Assignment
Take the entries below and print, exactly, the stretch from the line containing "const uint4 *src" through the line containing "void __launch_bounds__(CH1W_THREADS) k_challenge_1w(const", both included.

Dataset content
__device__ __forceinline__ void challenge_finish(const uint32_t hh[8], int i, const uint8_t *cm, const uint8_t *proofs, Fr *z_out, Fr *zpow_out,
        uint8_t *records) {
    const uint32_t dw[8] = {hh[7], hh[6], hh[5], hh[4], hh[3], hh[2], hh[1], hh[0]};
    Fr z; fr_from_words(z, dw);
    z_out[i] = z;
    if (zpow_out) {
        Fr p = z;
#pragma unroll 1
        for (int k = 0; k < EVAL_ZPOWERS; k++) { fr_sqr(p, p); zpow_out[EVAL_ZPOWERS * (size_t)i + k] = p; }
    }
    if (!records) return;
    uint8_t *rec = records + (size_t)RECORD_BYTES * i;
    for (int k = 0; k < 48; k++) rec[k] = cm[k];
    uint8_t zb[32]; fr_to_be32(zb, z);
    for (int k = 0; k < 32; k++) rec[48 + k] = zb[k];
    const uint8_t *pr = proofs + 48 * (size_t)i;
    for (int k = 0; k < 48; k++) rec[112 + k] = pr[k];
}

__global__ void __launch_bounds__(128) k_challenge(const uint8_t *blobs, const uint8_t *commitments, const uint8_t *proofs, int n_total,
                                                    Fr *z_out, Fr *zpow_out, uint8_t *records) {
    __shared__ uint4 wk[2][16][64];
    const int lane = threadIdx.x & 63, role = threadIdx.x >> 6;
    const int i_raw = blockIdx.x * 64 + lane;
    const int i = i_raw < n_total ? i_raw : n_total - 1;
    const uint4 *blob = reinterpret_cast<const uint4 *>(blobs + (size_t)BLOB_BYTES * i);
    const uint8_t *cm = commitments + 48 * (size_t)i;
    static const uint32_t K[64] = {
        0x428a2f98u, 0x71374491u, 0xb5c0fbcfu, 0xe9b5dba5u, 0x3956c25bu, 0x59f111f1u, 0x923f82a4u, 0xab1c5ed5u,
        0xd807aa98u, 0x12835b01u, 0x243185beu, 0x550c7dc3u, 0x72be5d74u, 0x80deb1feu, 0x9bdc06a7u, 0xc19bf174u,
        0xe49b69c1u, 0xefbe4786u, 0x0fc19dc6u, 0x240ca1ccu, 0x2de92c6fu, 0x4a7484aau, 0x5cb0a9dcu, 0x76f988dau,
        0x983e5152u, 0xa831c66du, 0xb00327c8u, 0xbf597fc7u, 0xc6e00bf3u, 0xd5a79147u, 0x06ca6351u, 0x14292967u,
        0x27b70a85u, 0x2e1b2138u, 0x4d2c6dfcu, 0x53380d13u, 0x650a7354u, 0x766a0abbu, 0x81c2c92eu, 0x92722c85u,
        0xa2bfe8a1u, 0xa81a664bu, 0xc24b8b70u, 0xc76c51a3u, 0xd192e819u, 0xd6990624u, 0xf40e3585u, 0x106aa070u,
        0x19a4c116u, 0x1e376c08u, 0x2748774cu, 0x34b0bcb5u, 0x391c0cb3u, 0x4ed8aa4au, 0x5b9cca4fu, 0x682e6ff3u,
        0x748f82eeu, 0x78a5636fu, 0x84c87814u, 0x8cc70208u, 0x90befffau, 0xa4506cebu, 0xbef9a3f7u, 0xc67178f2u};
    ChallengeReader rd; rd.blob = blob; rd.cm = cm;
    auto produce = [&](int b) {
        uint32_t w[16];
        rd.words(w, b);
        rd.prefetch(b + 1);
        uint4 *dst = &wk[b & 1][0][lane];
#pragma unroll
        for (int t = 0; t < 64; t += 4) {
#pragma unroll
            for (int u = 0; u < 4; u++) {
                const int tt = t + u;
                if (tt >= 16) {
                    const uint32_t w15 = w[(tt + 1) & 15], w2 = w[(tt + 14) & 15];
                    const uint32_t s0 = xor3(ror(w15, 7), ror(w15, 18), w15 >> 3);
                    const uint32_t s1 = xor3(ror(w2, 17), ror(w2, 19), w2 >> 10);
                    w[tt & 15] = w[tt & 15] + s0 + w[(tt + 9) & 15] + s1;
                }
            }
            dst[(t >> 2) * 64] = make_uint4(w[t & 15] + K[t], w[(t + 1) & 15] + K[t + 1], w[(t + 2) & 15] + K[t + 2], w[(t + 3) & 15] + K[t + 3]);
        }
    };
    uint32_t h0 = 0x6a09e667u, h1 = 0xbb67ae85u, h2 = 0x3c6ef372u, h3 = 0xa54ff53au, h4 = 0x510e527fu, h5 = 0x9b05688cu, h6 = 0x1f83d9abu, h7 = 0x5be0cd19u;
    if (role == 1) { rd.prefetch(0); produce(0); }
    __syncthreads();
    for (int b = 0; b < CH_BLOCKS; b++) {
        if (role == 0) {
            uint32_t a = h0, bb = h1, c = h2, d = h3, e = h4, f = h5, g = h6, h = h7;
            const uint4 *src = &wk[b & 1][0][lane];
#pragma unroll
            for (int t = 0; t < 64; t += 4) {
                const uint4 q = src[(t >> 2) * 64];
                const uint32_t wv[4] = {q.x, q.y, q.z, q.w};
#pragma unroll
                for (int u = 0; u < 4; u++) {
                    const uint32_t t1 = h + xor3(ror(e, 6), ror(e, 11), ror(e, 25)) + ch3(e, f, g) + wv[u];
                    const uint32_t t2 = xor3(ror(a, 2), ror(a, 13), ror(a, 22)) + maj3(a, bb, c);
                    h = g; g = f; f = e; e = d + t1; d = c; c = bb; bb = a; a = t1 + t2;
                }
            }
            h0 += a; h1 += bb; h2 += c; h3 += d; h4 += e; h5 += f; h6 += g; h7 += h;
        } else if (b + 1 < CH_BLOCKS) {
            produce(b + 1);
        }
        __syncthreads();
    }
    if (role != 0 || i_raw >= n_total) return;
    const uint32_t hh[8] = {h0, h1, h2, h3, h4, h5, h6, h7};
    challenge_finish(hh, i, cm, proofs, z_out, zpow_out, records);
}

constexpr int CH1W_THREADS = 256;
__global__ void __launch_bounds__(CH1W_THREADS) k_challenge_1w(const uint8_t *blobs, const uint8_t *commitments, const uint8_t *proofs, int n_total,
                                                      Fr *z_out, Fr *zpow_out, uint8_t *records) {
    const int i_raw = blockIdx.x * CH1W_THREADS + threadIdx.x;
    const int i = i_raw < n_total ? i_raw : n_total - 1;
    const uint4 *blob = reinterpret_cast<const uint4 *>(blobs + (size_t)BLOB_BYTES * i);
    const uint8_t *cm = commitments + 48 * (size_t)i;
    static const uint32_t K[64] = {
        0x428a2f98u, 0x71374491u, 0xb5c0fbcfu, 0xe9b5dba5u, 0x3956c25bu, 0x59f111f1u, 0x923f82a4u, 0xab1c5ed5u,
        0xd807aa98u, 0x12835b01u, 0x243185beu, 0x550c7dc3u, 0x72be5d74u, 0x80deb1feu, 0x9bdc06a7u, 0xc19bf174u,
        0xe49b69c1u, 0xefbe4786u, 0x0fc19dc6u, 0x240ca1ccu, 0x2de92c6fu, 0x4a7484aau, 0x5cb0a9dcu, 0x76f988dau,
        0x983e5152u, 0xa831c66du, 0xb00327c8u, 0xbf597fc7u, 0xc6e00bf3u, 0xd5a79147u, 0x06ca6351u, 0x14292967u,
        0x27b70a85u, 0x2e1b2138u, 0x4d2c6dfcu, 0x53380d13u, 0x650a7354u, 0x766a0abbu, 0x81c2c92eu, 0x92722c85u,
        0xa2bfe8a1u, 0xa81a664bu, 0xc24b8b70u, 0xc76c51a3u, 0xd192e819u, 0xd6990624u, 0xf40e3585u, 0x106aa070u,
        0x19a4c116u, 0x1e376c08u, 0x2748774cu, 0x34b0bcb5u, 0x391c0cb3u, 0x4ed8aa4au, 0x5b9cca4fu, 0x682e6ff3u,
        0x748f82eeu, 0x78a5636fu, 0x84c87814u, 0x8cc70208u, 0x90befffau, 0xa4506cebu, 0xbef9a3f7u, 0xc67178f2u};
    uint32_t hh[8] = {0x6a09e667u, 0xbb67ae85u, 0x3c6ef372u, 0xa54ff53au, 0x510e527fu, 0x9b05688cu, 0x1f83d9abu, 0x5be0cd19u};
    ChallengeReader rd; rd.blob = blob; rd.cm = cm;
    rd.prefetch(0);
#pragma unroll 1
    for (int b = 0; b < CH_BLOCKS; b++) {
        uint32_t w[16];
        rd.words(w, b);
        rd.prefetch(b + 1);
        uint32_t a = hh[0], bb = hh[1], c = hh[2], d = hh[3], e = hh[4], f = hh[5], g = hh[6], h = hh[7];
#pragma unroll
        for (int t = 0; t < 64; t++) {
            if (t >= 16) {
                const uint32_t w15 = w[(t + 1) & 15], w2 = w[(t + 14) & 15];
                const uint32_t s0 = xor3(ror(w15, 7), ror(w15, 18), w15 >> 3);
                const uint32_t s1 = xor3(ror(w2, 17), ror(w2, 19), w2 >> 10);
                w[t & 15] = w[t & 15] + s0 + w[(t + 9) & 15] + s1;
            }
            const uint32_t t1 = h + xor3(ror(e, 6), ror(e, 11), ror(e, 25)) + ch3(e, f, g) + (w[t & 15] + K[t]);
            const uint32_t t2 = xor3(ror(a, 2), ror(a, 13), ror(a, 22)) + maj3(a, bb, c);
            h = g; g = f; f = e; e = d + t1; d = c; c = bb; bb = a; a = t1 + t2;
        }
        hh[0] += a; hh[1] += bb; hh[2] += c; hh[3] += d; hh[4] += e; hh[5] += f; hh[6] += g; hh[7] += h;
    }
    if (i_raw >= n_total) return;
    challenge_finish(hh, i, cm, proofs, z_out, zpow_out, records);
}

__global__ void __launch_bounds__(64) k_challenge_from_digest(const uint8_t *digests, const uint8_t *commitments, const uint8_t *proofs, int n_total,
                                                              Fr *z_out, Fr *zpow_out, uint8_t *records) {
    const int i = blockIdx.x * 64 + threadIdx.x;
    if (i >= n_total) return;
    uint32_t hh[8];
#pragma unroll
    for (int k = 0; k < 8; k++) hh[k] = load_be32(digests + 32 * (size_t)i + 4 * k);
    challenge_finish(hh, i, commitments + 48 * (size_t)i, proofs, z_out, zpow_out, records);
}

* * *

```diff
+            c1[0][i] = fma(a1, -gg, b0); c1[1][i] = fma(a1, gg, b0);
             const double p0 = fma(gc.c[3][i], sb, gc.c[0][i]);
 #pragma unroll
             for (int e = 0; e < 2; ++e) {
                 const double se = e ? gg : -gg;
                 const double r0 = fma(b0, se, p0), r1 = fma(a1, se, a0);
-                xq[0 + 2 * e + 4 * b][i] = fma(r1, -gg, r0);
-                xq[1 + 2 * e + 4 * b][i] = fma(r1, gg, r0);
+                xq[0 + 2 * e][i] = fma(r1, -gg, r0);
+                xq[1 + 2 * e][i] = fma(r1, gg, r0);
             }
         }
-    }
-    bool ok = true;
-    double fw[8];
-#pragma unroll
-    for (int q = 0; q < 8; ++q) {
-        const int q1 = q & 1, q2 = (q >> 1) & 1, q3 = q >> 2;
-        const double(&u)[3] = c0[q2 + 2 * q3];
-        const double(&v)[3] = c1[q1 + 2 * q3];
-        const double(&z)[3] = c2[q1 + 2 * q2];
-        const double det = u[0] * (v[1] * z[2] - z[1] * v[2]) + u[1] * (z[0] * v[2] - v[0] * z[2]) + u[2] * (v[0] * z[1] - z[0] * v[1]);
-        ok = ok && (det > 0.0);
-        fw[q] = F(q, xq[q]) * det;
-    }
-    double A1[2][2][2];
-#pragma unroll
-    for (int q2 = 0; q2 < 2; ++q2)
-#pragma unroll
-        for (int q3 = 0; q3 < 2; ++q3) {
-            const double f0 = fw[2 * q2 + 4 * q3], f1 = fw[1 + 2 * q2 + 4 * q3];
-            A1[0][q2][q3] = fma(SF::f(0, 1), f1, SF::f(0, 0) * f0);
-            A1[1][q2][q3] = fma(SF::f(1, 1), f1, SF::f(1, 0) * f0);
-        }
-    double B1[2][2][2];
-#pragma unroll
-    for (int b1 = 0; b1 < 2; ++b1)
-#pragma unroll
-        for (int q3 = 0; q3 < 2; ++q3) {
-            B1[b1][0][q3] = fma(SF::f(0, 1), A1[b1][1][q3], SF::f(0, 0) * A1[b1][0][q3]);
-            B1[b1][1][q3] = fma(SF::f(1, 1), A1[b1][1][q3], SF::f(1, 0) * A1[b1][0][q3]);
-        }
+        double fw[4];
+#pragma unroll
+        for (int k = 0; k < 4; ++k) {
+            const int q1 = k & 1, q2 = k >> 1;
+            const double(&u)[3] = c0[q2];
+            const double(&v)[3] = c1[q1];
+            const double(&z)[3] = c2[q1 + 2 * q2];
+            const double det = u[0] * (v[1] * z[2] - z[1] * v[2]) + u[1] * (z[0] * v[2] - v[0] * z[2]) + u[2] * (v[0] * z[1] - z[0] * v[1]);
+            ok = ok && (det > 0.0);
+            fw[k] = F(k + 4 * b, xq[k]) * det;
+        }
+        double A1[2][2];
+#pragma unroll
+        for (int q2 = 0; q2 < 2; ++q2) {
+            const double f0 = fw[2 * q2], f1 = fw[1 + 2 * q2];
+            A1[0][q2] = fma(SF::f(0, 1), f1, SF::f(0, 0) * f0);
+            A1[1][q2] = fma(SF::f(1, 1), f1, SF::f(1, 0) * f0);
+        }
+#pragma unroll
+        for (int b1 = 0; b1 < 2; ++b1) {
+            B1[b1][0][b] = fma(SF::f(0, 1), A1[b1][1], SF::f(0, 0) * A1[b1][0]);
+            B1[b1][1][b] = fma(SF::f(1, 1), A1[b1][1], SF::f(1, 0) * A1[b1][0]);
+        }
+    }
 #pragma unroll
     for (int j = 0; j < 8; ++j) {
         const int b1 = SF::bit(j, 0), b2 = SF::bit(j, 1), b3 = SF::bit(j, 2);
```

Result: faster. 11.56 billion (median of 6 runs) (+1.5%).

Your solution
            const uint4 *src = &wk[b & 1][0][lane];
#pragma unroll
            for (int t = 0; t < 64; t += 4) {
                const uint4 q = src[(t >> 2) * 64];
                const uint32_t wv[4] = {q.x, q.y, q.z, q.w};
#pragma unroll
                for (int u = 0; u < 4; u++) {
                    const uint32_t t1 = h + xor3(ror(e, 6), ror(e, 11), ror(e, 25)) + ch3(e, f, g) + wv[u];
                    const uint32_t t2 = xor3(ror(a, 2), ror(a, 13), ror(a, 22)) + maj3(a, bb, c);
                    h = g; g = f; f = e; e = d + t1; d = c; c = bb; bb = a; a = t1 + t2;
                }
            }
            h0 += a; h1 += bb; h2 += c; h3 += d; h4 += e; h5 += f; h6 += g; h7 += h;
        } else if (b + 1 < CH_BLOCKS) {
            produce(b + 1);
        }
        __syncthreads();
    }
    if (role != 0 || i_raw >= n_total) return;
    const uint32_t hh[8] = {h0, h1, h2, h3, h4, h5, h6, h7};
    challenge_finish(hh, i, cm, proofs, z_out, zpow_out, records);
}

constexpr int CH1W_THREADS = 256;
__global__ void __launch_bounds__(CH1W_THREADS) k_challenge_1w(const uint8_t *blobs, const uint8_t *commitments, const uint8_t *proofs, int n_total,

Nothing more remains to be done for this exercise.